We’ll fix the problems in reverse order. Start by putting back person with rename_axis():

acs_long = acs_long.rename_axis(
    ['household', 'person'],
    axis='rows'
)
acs_long.loc[37]

	age	race	marital_status	edu	income	female	hispanic	household_income	household_size
person
1	20.0	White	Never married	Some college, >=1 year	10000.0	True	False	NaN	NaN
2	19.0	White	Never married	Some college, >=1 year	5300.0	True	False	NaN	NaN
3	19.0	Black	Never married	Some college, >=1 year	4700.0	True	False	NaN	NaN
	NaN	NaN	NaN	NaN	NaN	NaN	NaN	20000.0	3.0

(This table doesn’t have a column for household since we selected just one household, but it’s there in the full data set.)

Next we’ll fix the rows for actual people having NaN for household-level variables. The last observation for each household has the correct value of each level 2 variable, so you can use groupby() and transform('last') to set all of them to that value. Just wrap that in a loop over the level 2 variables:

for var in level2_vars:
    acs_long[var] = acs_long[var].groupby('household').transform('last')
acs_long.loc[37]

	age	race	marital_status	edu	income	female	hispanic	household_income	household_size
person
1	20.0	White	Never married	Some college, >=1 year	10000.0	True	False	20000.0	3.0
2	19.0	White	Never married	Some college, >=1 year	5300.0	True	False	20000.0	3.0
3	19.0	Black	Never married	Some college, >=1 year	4700.0	True	False	20000.0	3.0
	NaN	NaN	NaN	NaN	NaN	NaN	NaN	20000.0	3.0

Now all we need to do is drop the extraneous rows.
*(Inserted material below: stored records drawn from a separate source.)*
struct hv_volume {
    hv_config cfg;
    int device = 0;
    hipStream_t stream = nullptr;
    bool own_stream = true;

    HvTable table{};
    uint64_t table_capacity = 0;
    void *pool = nullptr;
    int64_t bytes_per_block = 0;
    int32_t *h_counters = nullptr;
    HvStatus *h_status = nullptr;
    HvStatus *d_status = nullptr;
    int32_t status_seq_issued = 0, status_seq_seen = 0;
    int64_t known_blocks = 0;
    int64_t max_new_per_call = 0;
    double avg_new_per_call = 0.0;
    bool status_exact = false;
    bool overflow_latched = false;

    int32_t *touched_stamp = nullptr;
    int32_t *touched_list = nullptr;
    uint64_t *touched_mask = nullptr;
    void *frame_px = nullptr;
    int color_bgr = 0;
    int touch_box_bits = 2048;
    int32_t frame_counter = 0;
    int32_t merge_stamp = 0;
    int32_t last_touch_parity = 0;
    bool touch_counters_clean = true;
    void *batch_buf = nullptr;
    size_t batch_buf_bytes = 0;
    void *batch_buf2 = nullptr;
    size_t batch_buf2_bytes = 0;
    hipEvent_t ev_h2d = nullptr;
    hipStream_t stream_aux = nullptr;
    hipEvent_t ev_prep = nullptr;
    hipEvent_t ev_presweep = nullptr;
    int batch_parity = 0;
    bool pipe_armed = false;
    uint64_t pipe_version = 0;
    float *rect_map_x = nullptr, *rect_map_y = nullptr;
    size_t rect_map_x_bytes = 0, rect_map_y_bytes = 0;
    int32_t rect_W = 0, rect_H = 0;
    void *rect_buf = nullptr;
    size_t rect_buf_bytes = 0;
    float *mult_table = nullptr;
    size_t mult_table_bytes = 0;
    float mult_key[4] = {0.f, 0.f, 0.f, 0.f};
    int32_t mult_W = 0, mult_H = 0;
    void *pinned_params[4] = {nullptr, nullptr, nullptr, nullptr};
    hipEvent_t params_ev[4] = {nullptr, nullptr, nullptr, nullptr};
    int params_idx = 0;
    int32_t tile[4] = {0, 0, 0, 0};
    int32_t owner_rank = 0, owner_world = 1;
    float sem_depth_threshold = 10.0f;
    float sem_depth_decay_rate = 0.07f;
    void *assoc_buf = nullptr;
    void *assoc_clean = nullptr;
    size_t assoc_clean_bytes = 0;
    size_t assoc_buf_bytes = 0;
    int32_t assoc_pending_cap = 0;
    int assoc_state = 0;
    void *segments_cache = nullptr;
    unsigned long long *occ = nullptr;
    void *semb_tasks = nullptr;
    size_t semb_tasks_bytes = 0;

    void *stage_a = nullptr;
    void *stage_b = nullptr;
    size_t stage_a_bytes = 0, stage_b_bytes = 0;
    void *hs_pinned[2] = {nullptr, nullptr};
    size_t hs_pinned_bytes[2] = {0, 0};
    hipEvent_t hs_pinned_done[2] = {nullptr, nullptr};
    void *hs_dev[2][2] = {{nullptr, nullptr}, {nullptr, nullptr}};
    size_t hs_dev_bytes[2][2] = {{0, 0}, {0, 0}};
    hipEvent_t hs_dev_ready[2] = {nullptr, nullptr};
    hipEvent_t hs_dev_free[2] = {nullptr, nullptr};
    bool hs_dev_free_valid[2] = {false, false};
    hipStream_t hs_stream = nullptr;
    int hs_set = 0, hs_slot = 0;

    uint32_t *sort_keys_in = nullptr, *sort_keys_out = nullptr;
    uint32_t *sort_vals_in = nullptr, *sort_vals_out = nullptr;
    void *sort_tmp = nullptr;
    size_t sort_tmp_bytes = 0;
    HvBins bins{};
    uint64_t bins_cap = 0;
    bool bins_clean = false;
    uint32_t bins_epoch = 0;
    void *bin_rec = nullptr;
    size_t bin_rec_bytes = 0;
    float *scratch_points = nullptr;
    float *scratch_colors = nullptr;
    int local_bits = 9;

    uint64_t content_version = 1;
    uint64_t mesh_cache_version = 0, points_cache_version = 0;
    int64_t mesh_cache_nv = 0, mesh_cache_nt = 0, points_cache_n = 0;
    bool mesh_cache_f32 = false, points_cache_f32 = false;
    void *unit_masks = nullptr;
    uint64_t unit_masks_version = 0;
    int unit_masks_units = 0;
    uint64_t extract_epoch = 1;
    int unit_cache_cap = 0;
    uint64_t unit_masks_epoch = 0, mc_epoch = 0, pc_epoch = 0;
    int32_t unit_masks_stamp = -1, mc_stamp = -1, pc_stamp = -1;
    int mc_units = 0, pc_units = 0;
    void *mc_cache = nullptr;
    void *pc_cache = nullptr;

    void *out_a = nullptr;
    void *out_b = nullptr;
    void *out_c = nullptr;
    size_t out_a_bytes = 0, out_b_bytes = 0, out_c_bytes = 0;
    void *raycast_buf = nullptr;
    size_t raycast_buf_bytes = 0;
    void *sample_buf = nullptr;
    size_t sample_buf_bytes = 0;
    void *dist_buf = nullptr;
    size_t dist_buf_bytes = 0;
    void *track_buf = nullptr;
    size_t track_buf_bytes = 0;
    void *shadow_ring = nullptr;
    int shadow_ring_next = 0;
    void *halo_plan = nullptr;
    size_t halo_plan_bytes = 0;
    int64_t halo_plan_n = 0;
    void *kf_buf = nullptr;
    size_t kf_buf_bytes = 0;
    void *deint_buf = nullptr;
    size_t deint_buf_bytes = 0;
    uint64_t deint_miss_cap = 0;

    bool profiling = false;
    std::vector<HvEventPair> events;
    size_t events_used = 0;
    int64_t prof_units = 0;
};
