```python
SIGNATURES = {
    "lh_abi_version": (C.c_int, []),
    "lh_strerror": (C.c_char_p, [C.c_int]),
    "lh_last_error": (C.c_char_p, []),
    "lh_default_config": (C.c_int, [C.POINTER(LhConfig)]),
    "lh_create": (C.c_int, [C.POINTER(LhConfig), C.POINTER(_vp)]),
    "lh_destroy": (C.c_int, [_vp]),
    "lh_intern": (C.c_int, [_vp, C.c_char_p, _sz, _u32p]),
    "lh_lookup": (C.c_int, [_vp, C.c_char_p, _sz, _u32p]),
    "lh_num_metrics": (C.c_int, [_vp, _u32p]),
    "lh_metric_name": (C.c_int, [_vp, C.c_uint32, C.c_char_p, _sz, C.POINTER(_sz)]),
    "lh_submit": (C.c_int, [_vp, C.c_uint32, _vp, _sz]),
    "lh_submit_pairs": (C.c_int, [_vp, _vp, _vp, _sz]),
    "lh_reserve_pairs": (C.c_int, [_vp, _sz, C.POINTER(C.c_void_p), C.POINTER(C.c_void_p), C.POINTER(C.c_size_t),
                                   C.POINTER(C.c_uint32)]),
    "lh_commit_pairs": (C.c_int, [_vp, C.c_uint32, _sz]),
    "lh_submit_pairs16": (C.c_int, [_vp, _vp, _vp, _sz]),
    "lh_reserve_pairs16": (C.c_int, [_vp, _sz, C.POINTER(C.c_void_p), C.POINTER(C.c_void_p), C.POINTER(C.c_size_t),
                                     C.POINTER(C.c_uint32)]),
    "lh_commit_pairs16": (C.c_int, [_vp, C.c_uint32, _sz]),
    "lh_submit_pairs16_device": (C.c_int, [_vp, _vp, _vp, _sz, _vp]),
    "lh_submit_device": (C.c_int, [_vp, C.c_uint32, _vp, _sz, _vp]),
    "lh_submit_pairs_device": (C.c_int, [_vp, _vp, _vp, _sz, _vp]),
    "lh_intern_counter": (C.c_int, [_vp, C.c_char_p, _sz, _u32p]),
    "lh_num_counters": (C.c_int, [_vp, _u32p]),
    "lh_counter_name": (C.c_int, [_vp, C.c_uint32, C.c_char_p, _sz, C.POINTER(_sz)]),
    "lh_submit_counts": (C.c_int, [_vp, _vp, _vp, _sz]),
    "lh_submit_counts_device": (C.c_int, [_vp, _vp, _vp, _sz, _vp]),
    "lh_counters_collect": (C.c_int, [_vp, C.c_uint32, _sz, _u64p, _u8p, _u64p, _u8p]),
    "lh_serialize_counters": (C.c_int, [_vp, C.c_uint32, _sz, C.POINTER(LhLineFormat), _vp, _sz, C.POINTER(_sz)]),
    "lh_flush": (C.c_int, [_vp]),
    "lh_sync": (C.c_int, [_vp]),
    "lh_flip": (C.c_int, [_vp, C.POINTER(_vp)]),
    "lh_extract": (C.c_int, [_vp, _dp, _sz, C.POINTER(LhStats), _dp, _i16p, _u8p, _sz]),
    "lh_extract_rows": (C.c_int, [_vp, C.c_uint32, _sz, _dp, _sz, C.POINTER(LhStats), _dp, _i16p, _u8p]),
    "lh_extract_rows_view": (C.c_int, [_vp, C.c_uint32, _sz, _dp, _sz, C.POINTER(LhExtractView)]),
    "lh_extract_rows_compact": (C.c_int, [_vp, C.c_uint32, _sz, _dp, _sz, C.POINTER(LhExtractCompact)]),
    "lh_expand_compact": (C.c_int, [_vp, C.POINTER(LhExtractCompact), C.POINTER(LhStats), _dp, _i16p, _u8p]),
    "lh_buckets": (C.c_int, [_vp, C.c_uint32, _i16p, _u64p, _sz, C.POINTER(_sz)]),
    "lh_buckets_all": (C.c_int, [_vp, C.c_uint32, _sz, _u64p, _i16p, _u64p, _sz, C.POINTER(_sz)]),
    "lh_snapshot_rows": (C.c_int, [_vp, C.POINTER(_vp), _u32p]),
    "lh_row_stride": (C.c_size_t, []),
    "lh_snapshot_cells": (C.c_int, [_vp, C.POINTER(_vp), _u32p, _u32p]),
    "lh_cell_bytes": (C.c_int, [_vp]),
    "lh_snapshot_ranges": (C.c_int, [_vp, C.POINTER(_vp)]),
    "lh_snapshot_mark_dirty": (C.c_int, [_vp, C.c_uint32, C.c_uint32, C.c_uint32, C.c_uint32]),
    "lh_snapshot_add_buckets": (C.c_int, [_vp, _vp, _vp, _vp, _sz]),
    "lh_snapshot_add_buckets_csr": (C.c_int, [_vp, C.c_uint32, _sz, _vp, _vp, _vp]),
    "lh_snapshot_add_buckets_device": (C.c_int, [_vp, _vp, _vp, _vp, _sz]),
    "lh_snapshot_add_buckets_csr_device": (C.c_int, [_vp, C.c_uint32, _sz, _vp, _vp, _vp]),
    "lh_count_le": (C.c_int, [_vp, C.c_uint32, _sz, _vp, _sz, C.c_uint32, _vp, _vp]),
    "lh_count_le_device": (C.c_int, [_vp, C.c_uint32, _sz, _vp, _sz, C.c_uint32, _vp, _vp]),
    "lh_snapshot_merge": (C.c_int, [_vp, _vp, C.c_int, C.c_int, C.c_int, C.c_uint32, _u32p, _u32p]),
    "lh_snapshot_merge_info": (C.c_int, [_vp, C.POINTER(LhMergeInfo)]),
    "lh_set_rccl_library": (C.c_int, [C.c_char_p]),
    "lh_serialize": (C.c_int, [_vp, C.c_uint32, _sz, _dp, C.POINTER(C.c_char_p), _sz, C.POINTER(LhLineFormat),
                               C.c_uint32, _vp, _sz, C.POINTER(_sz)]),
    "lh_snapshot_accumulate": (C.c_int, [_vp]),
    "lh_lifetime": (C.c_int, [_vp, C.c_uint32, _sz, _u64p, _u64p]),
    "lh_format_f": (C.c_int, [_vp, _dp, _sz, _vp, _sz, _u32p]),
    "lh_snapshot_stream": (C.c_int, [_vp, C.POINTER(_vp)]),
    "lh_release": (C.c_int, [_vp]),
    "lh_get_counters": (C.c_int, [_vp, C.POINTER(LhCounters)]),
    "lh_set_option": (C.c_int, [_vp, C.c_int, C.c_uint64]),
    "lh_compress_device": (C.c_int, [_vp, _vp, _vp, _sz, _vp]),
    "lh_compress_device_golog": (C.c_int, [_vp, _vp, _vp, _sz, _vp]),
    "lh_codec_tables": (C.c_int, [_vp, _dp, _dp]),
    "lh_selftest_vlog": (C.c_int, [_vp, _dp]),
}

_lib = None


class NativeLibraryError(RuntimeError):
    pass


class LhError(RuntimeError):
    def __init__(self, code: int, where: str, detail: str = ""):
        self.code = code
        msg = f"{where}: {lib().lh_strerror(code).decode()} (code {code})"
        if detail:
            msg += f" [{detail}]"
        super().__init__(msg)


def lib():
    global _lib
    if _lib is not None:
        return _lib
    if not os.path.exists(LIB_PATH):
        raise NativeLibraryError(
            f"{LIB_PATH} is missing: build it with `python -m loghisto_amd.build` "
            "(hipcc, gfx950). loghisto_amd has no CPU path.")
    import torch
    try:
        L = C.CDLL(LIB_PATH)
    except OSError as exc:
        raise NativeLibraryError(f"cannot load {LIB_PATH}: {exc}") from exc
    for name, (res, args) in list(SIGNATURES.items()) + list(TUNING_SIGNATURES.items()):
        try:
            fn = getattr(L, name)
        except AttributeError as exc:
            if ALLOW_OLDER_ABI:
                continue
            raise NativeLibraryError(f"{LIB_PATH} does not export {name}") from exc
        fn.restype = res
        fn.argtypes = args
    if L.lh_abi_version() != ABI_VERSION and not (ALLOW_OLDER_ABI and L.lh_abi_version() >= 5):
        raise NativeLibraryError(f"ABI mismatch: library {L.lh_abi_version()}, binding {ABI_VERSION}")
    _lib = L
    return L


def check(code: int, where: str):
    if code != OK:
        detail = lib().lh_last_error().decode() if code in (EDEVICE, ENODEVICE, ENOMEM) else ""
        raise LhError(code, where, detail)
```

### loghisto_amd/build.py

```python
from __future__ import annotations

import os
import shutil
import subprocess
import sys

_HERE = os.path.dirname(os.path.abspath(__file__))
CSRC = os.path.join(_HERE, "csrc")
INCLUDE = os.path.join(os.path.dirname(_HERE), "include")
LIB = os.path.join(_HERE, "liblhgpu.so")

_COMMON = ["-O3", "-std=c++17", "-fPIC", "-ffp-contract=off", "-fno-fast-math", "-Wall", "-Wextra",
           "-Wno-unused-parameter"]
_UNITS = [
    ("lh_kernels.hip", ["--offload-arch=gfx950"]),
    ("lh_kernels_part.hip", ["--offload-arch=gfx950"]),
    ("lh_kernels_small.hip", ["--offload-arch=gfx950"]),
    ("lh_kernels_fmt.hip", ["--offload-arch=gfx950"]),
    ("lh_tools.hip", ["--offload-arch=gfx950"]),
    ("lh_import.hip", ["--offload-arch=gfx950"]),
    ("lh_count.hip", ["--offload-arch=gfx950"]),
    ("lh_engine.cc", []),
    ("lh_dispatch.cc", []),
    ("host/metric_system.cc", []),
]

_PROGRAMS = [
    ("tests/cpp/metrics_test.cc", "metrics_test"),
    ("tools/c5_driver.cc", "c5_driver"),
    ("tools/wire_bench.cc", "wire_bench"),
    ("tools/latency.cc", "latency"),
    ("tools/hostfed_native.cc", "hostfed_native"),
]


_HIP_PROGRAMS = [
    ("tools/read_ceiling.hip", "read_ceiling"),
    ("tools/valu_rates.hip", "valu_rates"),
    ("tools/row_stride.hip", "row_stride"),
]


def _hipcc() -> str:
    for c in (shutil.which("hipcc"), "/opt/rocm/bin/hipcc"):
        if c and os.path.exists(c):
            return c
    raise RuntimeError("hipcc not found; liblhgpu.so cannot be built")


def _stale(target: str, deps) -> bool:
    if not os.path.exists(target):
        return True
    t = os.path.getmtime(target)
    return any(os.path.getmtime(d) > t for d in deps)


def build_native(force: bool = False, verbose: bool = False) -> str:
    hipcc = _hipcc()
    bdir = os.path.join(_HERE, "build")
    os.makedirs(bdir, exist_ok=True)
    headers = [os.path.join(CSRC, f) for f in os.listdir(CSRC) if f.endswith(".h")]
    headers += [os.path.join(INCLUDE, "loghisto_gpu.h"), os.path.join(INCLUDE, "loghisto.hpp")]
    objs = []
    for src, extra in _UNITS:
        s = os.path.join(CSRC, src)
        o = os.path.join(bdir, os.path.splitext(src)[0].replace("/", "_") + ".o")
        if force or _stale(o, [s] + headers):
            cmd = [hipcc] + _COMMON + extra + os.environ.get("LH_EXTRA_CXXFLAGS", "").split() + ["-I", INCLUDE, "-c", s, "-o", o]
            if verbose:
                print(" ".join(cmd), file=sys.stderr)
            subprocess.check_call(cmd)
        objs.append(o)
    if force or _stale(LIB, objs):
        cmd = [hipcc, "-shared", "-fPIC", "-o", LIB] + objs
        if verbose:
            print(" ".join(cmd), file=sys.stderr)
        subprocess.check_call(cmd)
    root = os.path.dirname(_HERE)
    for src, name in _PROGRAMS:
        s = os.path.join(root, src)
        if not os.path.exists(s):
            continue
        out = os.path.join(bdir, name)
        if force or _stale(out, [s, LIB] + headers):
            cmd = ["g++", "-O2", "-std=c++17", "-pthread", "-Wall", "-I", INCLUDE, s, "-o", out,
                   "-L", _HERE, "-llhgpu", "-Wl,-rpath," + _HERE, "-Wl,-rpath,$ORIGIN/.."]
            if verbose:
                print(" ".join(cmd), file=sys.stderr)
            subprocess.check_call(cmd)
    dsrc = os.path.join(root, "tests", "cpp", "dispatch_test.cc")
    if os.path.exists(dsrc):
        out = os.path.join(bdir, "dispatch_test")
        if force or _stale(out, [dsrc, LIB, os.path.join(CSRC, "lh_dispatch.cc")] + headers):
            rocm = os.path.dirname(os.path.dirname(os.path.realpath(hipcc)))
            cmd = ["g++", "-O1", "-std=c++17", "-Wall", "-D__HIP_PLATFORM_AMD__", "-I", os.path.join(rocm, "include"),
                   dsrc, "-o", out, "-L", _HERE, "-llhgpu", "-Wl,-rpath," + _HERE, "-Wl,-rpath,$ORIGIN/..",
                   "-L", os.path.join(rocm, "lib"), "-Wl,-rpath," + os.path.join(rocm, "lib")]
            if verbose:
                print(" ".join(cmd), file=sys.stderr)
            subprocess.check_call(cmd)
    for src, name in _HIP_PROGRAMS:
        s = os.path.join(root, src)
        if not os.path.exists(s):
            continue
        out = os.path.join(bdir, name)
        if force or _stale(out, [s]):
            cmd = [hipcc, "-O3", "-std=c++17", "--offload-arch=gfx950", s, "-o", out]
            if verbose:
                print(" ".join(cmd), file=sys.stderr)
            subprocess.check_call(cmd)
    stub_src = os.path.join(root, "tests", "cpp", "rccl_stub.cc")
    if os.path.exists(stub_src):
        out = os.path.join(bdir, "librccl_stub.so")
        if force or _stale(out, [stub_src]):
            rocm = os.path.dirname(os.path.dirname(os.path.realpath(hipcc)))
            cmd = ["g++", "-O2", "-std=c++17", "-shared", "-fPIC", "-pthread", "-Wall", "-D__HIP_PLATFORM_AMD__",
                   "-I", os.path.join(rocm, "include"), stub_src, "-o", out, "-L", os.path.join(rocm, "lib"),
                   "-lamdhip64"]
            if verbose:
                print(" ".join(cmd), file=sys.stderr)
            subprocess.check_call(cmd)
    return LIB
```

This is very easy to do using query().

We want to keep all the rows where person is not blank. We’ve previously used '' for blank, but recall that within a query we need to use double quotes since single quotes mark the beginning and end of the query string:

acs_long = acs_long.query('person != ""')
acs_long

		age	race	marital_status	edu	income	female	hispanic	household_income	household_size
household	person
37	1	20.0	White	Never married	Some college, >=1 year	10000.0	True	False	20000.0	3.0
	2	19.0	White	Never married	Some college, >=1 year	5300.0	True	False	20000.0	3.0
	3	19.0	Black	Never married	Some college, >=1 year	4700.0	True	False	20000.0	3.0
241	1	50.0	White	Never married	Master's degree	32500.0	True	False	32500.0	1.0
242	1	29.0	White	Never married	Bachelor's degree	30000.0	True	False	30000.0	1.0
...	...	...	...	...	...	...	...	...	...	...
1236624	1	29.0	White	Now married	Some college, >=1 year	50100.0	False	False	62100.0	2.0
1236624	2	26.0	White	Now married	High School graduate	12000.0	True	False	62100.0	2.0
1236756	1	58.0	White	Now married	Master's degree	69800.0	True	False	110600.0	2.0
1236756	2	61.0	White	Now married	Master's degree	40800.0	False	False	110600.0	2.0
1236779	1	30.0	American Indian	Divorced	High School graduate	22110.0	False	False	22110.0	1.0

27410 rows × 9 columns

And that’s the data set back in long form.